Give back nothing but the number of lines in these entries that contain the word "import".

[Stored items]

=== Begin Enclosure ===

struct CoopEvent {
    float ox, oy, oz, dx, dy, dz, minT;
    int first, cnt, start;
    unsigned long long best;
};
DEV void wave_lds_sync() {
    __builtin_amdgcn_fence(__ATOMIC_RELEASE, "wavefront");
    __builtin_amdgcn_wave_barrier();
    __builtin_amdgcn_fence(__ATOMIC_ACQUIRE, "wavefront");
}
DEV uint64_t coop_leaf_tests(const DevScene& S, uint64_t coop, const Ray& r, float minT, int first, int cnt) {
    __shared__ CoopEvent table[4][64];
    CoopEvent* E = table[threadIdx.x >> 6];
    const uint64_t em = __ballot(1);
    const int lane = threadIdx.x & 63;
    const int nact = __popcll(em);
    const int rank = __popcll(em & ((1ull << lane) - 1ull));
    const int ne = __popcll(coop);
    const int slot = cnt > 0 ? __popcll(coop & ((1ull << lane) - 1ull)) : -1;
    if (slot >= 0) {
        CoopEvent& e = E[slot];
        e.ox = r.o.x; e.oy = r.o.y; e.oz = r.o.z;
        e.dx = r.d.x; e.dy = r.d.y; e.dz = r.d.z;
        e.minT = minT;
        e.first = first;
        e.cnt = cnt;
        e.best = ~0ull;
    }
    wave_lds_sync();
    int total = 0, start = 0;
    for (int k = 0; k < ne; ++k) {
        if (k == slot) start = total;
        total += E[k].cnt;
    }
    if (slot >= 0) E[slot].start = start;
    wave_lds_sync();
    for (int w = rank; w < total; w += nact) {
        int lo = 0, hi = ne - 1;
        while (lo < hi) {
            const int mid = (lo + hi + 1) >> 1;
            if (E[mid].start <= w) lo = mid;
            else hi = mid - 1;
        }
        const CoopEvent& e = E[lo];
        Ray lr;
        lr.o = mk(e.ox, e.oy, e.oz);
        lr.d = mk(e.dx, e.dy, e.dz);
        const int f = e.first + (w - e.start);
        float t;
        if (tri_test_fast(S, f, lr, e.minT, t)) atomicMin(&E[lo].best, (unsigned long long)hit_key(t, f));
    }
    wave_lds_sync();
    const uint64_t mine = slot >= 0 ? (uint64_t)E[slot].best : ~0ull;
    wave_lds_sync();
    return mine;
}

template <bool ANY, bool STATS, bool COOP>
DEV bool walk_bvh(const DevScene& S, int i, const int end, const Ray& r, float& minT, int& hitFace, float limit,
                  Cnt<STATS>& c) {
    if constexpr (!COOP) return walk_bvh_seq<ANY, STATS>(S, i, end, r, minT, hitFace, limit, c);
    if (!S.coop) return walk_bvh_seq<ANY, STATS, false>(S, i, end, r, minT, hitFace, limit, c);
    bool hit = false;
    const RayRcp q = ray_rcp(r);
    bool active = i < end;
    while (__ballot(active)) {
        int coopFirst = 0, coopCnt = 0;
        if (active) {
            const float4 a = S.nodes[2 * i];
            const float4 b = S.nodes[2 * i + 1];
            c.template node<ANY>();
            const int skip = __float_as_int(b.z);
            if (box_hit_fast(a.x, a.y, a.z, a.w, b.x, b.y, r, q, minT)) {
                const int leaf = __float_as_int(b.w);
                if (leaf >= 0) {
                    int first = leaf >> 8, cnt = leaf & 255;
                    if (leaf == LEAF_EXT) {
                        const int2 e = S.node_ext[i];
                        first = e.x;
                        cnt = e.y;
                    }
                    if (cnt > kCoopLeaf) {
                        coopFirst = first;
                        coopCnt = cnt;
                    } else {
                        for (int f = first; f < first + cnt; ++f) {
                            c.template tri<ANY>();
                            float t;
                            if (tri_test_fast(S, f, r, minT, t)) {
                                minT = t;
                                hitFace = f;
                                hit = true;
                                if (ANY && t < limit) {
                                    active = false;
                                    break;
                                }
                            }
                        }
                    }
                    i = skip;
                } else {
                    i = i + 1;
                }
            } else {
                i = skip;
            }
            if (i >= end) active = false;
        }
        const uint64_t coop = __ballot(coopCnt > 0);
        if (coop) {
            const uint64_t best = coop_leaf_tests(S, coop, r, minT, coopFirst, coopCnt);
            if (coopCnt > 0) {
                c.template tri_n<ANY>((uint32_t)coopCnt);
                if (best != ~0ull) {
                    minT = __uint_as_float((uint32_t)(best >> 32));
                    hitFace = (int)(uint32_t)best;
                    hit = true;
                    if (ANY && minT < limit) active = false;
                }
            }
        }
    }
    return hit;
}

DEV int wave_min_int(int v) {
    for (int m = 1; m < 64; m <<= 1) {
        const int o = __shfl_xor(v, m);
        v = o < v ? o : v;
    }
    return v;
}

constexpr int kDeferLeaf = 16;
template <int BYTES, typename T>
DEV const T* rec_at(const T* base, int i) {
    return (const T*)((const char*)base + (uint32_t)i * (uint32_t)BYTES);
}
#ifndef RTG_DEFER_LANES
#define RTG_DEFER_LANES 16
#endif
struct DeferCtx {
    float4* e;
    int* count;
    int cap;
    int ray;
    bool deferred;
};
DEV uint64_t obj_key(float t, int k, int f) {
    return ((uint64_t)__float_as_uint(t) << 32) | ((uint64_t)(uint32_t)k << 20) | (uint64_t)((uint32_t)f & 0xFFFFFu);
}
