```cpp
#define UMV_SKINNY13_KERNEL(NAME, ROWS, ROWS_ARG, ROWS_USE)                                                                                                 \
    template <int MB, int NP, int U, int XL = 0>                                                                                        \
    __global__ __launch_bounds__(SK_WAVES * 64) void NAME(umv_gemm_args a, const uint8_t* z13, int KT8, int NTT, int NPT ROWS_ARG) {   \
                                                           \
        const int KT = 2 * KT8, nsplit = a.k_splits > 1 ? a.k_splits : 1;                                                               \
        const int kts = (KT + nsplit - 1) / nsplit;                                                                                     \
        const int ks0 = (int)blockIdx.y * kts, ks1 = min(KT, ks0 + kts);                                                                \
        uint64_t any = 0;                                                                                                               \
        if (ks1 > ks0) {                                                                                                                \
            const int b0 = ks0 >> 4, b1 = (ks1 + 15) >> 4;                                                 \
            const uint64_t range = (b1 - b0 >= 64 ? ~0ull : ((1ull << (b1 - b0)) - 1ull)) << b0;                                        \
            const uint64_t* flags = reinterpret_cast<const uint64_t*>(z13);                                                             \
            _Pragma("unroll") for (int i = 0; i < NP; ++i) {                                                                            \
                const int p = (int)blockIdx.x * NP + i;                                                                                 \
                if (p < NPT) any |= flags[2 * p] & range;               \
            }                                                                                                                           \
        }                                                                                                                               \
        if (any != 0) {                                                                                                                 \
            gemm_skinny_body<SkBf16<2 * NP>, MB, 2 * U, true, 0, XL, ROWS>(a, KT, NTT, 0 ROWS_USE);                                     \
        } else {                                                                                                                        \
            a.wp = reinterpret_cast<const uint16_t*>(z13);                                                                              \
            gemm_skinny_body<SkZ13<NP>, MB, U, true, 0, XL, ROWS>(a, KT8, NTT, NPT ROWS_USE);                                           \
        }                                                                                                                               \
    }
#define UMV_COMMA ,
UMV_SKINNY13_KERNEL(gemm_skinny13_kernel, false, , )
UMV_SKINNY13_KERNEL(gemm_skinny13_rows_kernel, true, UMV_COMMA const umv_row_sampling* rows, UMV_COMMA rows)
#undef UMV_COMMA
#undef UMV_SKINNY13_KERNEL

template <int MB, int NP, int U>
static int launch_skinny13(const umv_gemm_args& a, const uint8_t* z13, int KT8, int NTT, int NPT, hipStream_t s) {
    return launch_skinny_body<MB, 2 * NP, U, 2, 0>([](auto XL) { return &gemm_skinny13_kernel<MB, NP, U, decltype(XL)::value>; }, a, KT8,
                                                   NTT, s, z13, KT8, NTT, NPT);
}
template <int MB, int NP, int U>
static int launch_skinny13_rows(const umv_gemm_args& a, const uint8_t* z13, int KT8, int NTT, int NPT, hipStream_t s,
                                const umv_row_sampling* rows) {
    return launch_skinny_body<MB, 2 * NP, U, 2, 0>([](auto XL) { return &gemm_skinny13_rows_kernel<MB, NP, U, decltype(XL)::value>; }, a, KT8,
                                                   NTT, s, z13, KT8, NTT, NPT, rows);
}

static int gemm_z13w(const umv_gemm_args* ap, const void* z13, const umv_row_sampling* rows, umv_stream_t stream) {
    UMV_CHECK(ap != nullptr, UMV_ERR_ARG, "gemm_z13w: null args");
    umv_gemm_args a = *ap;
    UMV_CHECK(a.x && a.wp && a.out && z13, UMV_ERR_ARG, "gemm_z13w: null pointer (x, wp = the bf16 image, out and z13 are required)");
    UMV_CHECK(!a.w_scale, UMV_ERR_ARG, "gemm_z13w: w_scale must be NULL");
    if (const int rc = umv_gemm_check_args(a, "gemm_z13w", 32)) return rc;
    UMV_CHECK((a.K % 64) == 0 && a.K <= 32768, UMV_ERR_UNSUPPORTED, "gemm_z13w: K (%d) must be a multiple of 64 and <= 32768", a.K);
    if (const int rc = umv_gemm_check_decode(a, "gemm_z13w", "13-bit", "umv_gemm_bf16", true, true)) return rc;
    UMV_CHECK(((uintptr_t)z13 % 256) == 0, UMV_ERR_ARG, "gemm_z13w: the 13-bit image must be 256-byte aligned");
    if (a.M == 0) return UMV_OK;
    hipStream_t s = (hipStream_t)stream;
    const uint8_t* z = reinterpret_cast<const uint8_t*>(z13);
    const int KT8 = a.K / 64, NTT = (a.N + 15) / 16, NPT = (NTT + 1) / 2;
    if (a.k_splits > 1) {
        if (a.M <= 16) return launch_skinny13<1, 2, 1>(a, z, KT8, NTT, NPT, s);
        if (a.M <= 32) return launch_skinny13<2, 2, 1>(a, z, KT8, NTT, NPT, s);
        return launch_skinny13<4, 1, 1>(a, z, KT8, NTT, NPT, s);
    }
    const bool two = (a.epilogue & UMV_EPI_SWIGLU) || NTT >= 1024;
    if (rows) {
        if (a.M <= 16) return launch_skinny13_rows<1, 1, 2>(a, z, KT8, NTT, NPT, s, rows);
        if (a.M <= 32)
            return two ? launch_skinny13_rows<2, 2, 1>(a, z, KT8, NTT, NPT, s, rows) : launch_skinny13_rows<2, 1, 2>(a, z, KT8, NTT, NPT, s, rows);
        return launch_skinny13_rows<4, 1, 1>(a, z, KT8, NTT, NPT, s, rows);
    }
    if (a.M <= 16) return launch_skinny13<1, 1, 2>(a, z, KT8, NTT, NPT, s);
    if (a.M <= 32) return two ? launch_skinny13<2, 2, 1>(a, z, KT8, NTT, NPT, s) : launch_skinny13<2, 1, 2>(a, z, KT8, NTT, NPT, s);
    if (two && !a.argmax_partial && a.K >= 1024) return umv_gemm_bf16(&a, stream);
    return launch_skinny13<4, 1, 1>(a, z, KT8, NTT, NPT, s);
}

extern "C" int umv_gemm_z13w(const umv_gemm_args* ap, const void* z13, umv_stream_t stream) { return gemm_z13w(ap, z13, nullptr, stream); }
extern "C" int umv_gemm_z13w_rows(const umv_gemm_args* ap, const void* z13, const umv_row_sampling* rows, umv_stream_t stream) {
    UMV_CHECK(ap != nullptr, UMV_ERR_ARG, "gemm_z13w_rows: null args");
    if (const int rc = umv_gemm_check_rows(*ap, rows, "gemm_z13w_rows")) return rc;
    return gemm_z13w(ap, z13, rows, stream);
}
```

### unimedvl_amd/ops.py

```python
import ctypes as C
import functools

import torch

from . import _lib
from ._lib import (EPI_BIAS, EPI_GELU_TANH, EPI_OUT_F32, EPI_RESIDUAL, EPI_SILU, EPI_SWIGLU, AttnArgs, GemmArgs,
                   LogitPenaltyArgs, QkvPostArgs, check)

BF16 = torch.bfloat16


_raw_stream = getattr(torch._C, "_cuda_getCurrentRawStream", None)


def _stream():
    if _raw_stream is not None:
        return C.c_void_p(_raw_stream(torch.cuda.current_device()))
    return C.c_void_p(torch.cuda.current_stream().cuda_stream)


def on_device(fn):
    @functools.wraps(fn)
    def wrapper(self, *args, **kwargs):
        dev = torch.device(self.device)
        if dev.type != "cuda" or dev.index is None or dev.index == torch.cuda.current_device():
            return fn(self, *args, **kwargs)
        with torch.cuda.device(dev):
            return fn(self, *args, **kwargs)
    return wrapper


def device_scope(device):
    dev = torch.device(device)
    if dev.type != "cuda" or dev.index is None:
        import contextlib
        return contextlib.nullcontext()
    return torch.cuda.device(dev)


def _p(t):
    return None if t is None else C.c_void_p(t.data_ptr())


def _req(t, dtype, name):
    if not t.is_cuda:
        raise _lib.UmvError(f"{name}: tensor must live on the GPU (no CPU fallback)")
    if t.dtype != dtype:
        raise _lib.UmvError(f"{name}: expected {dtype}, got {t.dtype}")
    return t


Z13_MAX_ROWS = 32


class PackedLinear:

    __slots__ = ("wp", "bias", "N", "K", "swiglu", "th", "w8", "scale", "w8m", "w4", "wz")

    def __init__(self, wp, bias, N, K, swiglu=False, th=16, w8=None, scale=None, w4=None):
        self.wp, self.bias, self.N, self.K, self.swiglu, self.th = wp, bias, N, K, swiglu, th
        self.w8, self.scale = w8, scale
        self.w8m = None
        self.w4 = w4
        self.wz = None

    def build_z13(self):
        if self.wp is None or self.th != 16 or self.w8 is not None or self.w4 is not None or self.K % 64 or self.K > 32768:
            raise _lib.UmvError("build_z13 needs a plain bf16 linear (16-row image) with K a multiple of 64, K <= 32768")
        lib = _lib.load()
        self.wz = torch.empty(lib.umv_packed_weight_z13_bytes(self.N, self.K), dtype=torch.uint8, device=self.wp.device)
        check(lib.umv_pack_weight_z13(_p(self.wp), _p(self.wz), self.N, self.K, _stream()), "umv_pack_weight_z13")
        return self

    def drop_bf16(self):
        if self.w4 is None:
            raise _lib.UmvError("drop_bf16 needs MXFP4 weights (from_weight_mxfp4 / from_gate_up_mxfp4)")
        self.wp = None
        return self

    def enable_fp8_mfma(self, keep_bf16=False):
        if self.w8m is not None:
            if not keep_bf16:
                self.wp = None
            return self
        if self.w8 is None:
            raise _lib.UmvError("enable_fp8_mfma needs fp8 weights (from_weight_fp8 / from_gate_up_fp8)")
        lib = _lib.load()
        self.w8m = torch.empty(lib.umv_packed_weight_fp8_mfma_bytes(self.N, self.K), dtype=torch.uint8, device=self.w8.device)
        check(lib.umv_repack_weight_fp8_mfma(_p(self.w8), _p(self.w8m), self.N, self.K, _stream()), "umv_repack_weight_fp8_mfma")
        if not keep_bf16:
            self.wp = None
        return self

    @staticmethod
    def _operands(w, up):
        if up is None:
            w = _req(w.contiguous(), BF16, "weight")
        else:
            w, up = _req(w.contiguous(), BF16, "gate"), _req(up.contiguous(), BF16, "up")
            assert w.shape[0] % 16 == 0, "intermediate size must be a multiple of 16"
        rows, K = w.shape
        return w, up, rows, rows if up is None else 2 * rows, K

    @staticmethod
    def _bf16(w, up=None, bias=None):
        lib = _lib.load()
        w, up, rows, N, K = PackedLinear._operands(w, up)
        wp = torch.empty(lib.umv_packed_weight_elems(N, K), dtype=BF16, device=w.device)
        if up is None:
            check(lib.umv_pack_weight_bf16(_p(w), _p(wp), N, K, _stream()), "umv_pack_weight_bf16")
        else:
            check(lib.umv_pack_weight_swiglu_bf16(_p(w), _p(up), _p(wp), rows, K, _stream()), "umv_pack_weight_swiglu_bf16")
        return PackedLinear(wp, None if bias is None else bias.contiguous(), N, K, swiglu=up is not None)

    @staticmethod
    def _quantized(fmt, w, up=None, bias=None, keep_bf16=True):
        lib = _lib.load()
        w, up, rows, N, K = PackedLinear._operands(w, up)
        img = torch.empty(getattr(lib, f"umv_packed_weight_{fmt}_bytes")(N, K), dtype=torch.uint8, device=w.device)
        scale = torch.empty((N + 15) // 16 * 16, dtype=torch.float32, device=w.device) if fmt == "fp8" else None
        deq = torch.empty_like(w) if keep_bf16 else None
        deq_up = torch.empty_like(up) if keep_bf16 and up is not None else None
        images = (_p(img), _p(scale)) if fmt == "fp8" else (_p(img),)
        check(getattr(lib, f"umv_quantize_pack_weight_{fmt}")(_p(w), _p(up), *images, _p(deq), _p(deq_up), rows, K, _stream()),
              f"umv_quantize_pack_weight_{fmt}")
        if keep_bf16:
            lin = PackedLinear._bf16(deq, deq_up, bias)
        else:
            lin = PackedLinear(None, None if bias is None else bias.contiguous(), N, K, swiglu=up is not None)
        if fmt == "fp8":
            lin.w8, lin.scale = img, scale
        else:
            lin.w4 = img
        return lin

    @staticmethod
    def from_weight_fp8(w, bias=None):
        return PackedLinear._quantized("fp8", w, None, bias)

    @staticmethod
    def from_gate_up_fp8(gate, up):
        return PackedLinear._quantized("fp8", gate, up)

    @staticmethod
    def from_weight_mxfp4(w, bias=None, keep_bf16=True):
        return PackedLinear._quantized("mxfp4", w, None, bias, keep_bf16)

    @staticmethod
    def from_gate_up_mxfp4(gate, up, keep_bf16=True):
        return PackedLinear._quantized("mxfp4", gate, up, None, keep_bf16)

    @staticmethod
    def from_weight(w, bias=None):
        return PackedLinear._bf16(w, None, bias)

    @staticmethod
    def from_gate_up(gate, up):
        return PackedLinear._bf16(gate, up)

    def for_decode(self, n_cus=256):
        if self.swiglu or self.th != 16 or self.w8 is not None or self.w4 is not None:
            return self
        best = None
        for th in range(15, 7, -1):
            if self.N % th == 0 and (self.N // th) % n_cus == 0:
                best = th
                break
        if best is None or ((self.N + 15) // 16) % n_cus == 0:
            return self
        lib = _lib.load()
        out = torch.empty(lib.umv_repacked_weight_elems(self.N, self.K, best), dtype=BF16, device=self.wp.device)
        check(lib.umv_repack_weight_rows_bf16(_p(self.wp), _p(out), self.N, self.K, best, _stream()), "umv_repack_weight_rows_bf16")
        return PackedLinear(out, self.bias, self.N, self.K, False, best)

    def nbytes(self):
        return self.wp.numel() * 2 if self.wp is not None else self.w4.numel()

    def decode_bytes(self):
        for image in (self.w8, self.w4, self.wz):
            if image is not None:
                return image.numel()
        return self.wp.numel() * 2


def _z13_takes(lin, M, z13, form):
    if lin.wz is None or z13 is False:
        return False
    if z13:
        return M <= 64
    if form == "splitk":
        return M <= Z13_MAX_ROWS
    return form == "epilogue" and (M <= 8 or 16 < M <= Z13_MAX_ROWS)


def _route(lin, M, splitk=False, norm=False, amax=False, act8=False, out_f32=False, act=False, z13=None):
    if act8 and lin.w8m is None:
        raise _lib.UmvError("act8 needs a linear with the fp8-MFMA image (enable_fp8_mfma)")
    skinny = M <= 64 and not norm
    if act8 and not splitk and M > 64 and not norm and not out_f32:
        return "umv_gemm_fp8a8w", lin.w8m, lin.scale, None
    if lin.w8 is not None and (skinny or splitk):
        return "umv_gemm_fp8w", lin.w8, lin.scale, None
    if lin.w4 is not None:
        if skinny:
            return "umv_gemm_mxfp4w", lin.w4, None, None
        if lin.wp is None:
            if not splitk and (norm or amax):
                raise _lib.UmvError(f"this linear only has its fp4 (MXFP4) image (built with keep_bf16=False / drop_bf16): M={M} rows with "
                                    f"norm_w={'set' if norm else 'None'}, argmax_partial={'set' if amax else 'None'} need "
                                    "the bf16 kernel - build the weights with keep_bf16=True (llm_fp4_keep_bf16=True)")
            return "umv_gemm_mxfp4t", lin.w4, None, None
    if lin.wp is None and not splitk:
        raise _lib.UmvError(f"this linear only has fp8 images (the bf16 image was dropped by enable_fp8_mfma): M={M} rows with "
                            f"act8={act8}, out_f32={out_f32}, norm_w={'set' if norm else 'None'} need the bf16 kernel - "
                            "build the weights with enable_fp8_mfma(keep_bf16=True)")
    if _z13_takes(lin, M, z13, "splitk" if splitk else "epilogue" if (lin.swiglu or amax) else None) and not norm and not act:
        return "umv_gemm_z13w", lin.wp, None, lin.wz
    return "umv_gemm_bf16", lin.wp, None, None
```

=== End Enclosure ===

SOLUTION: 6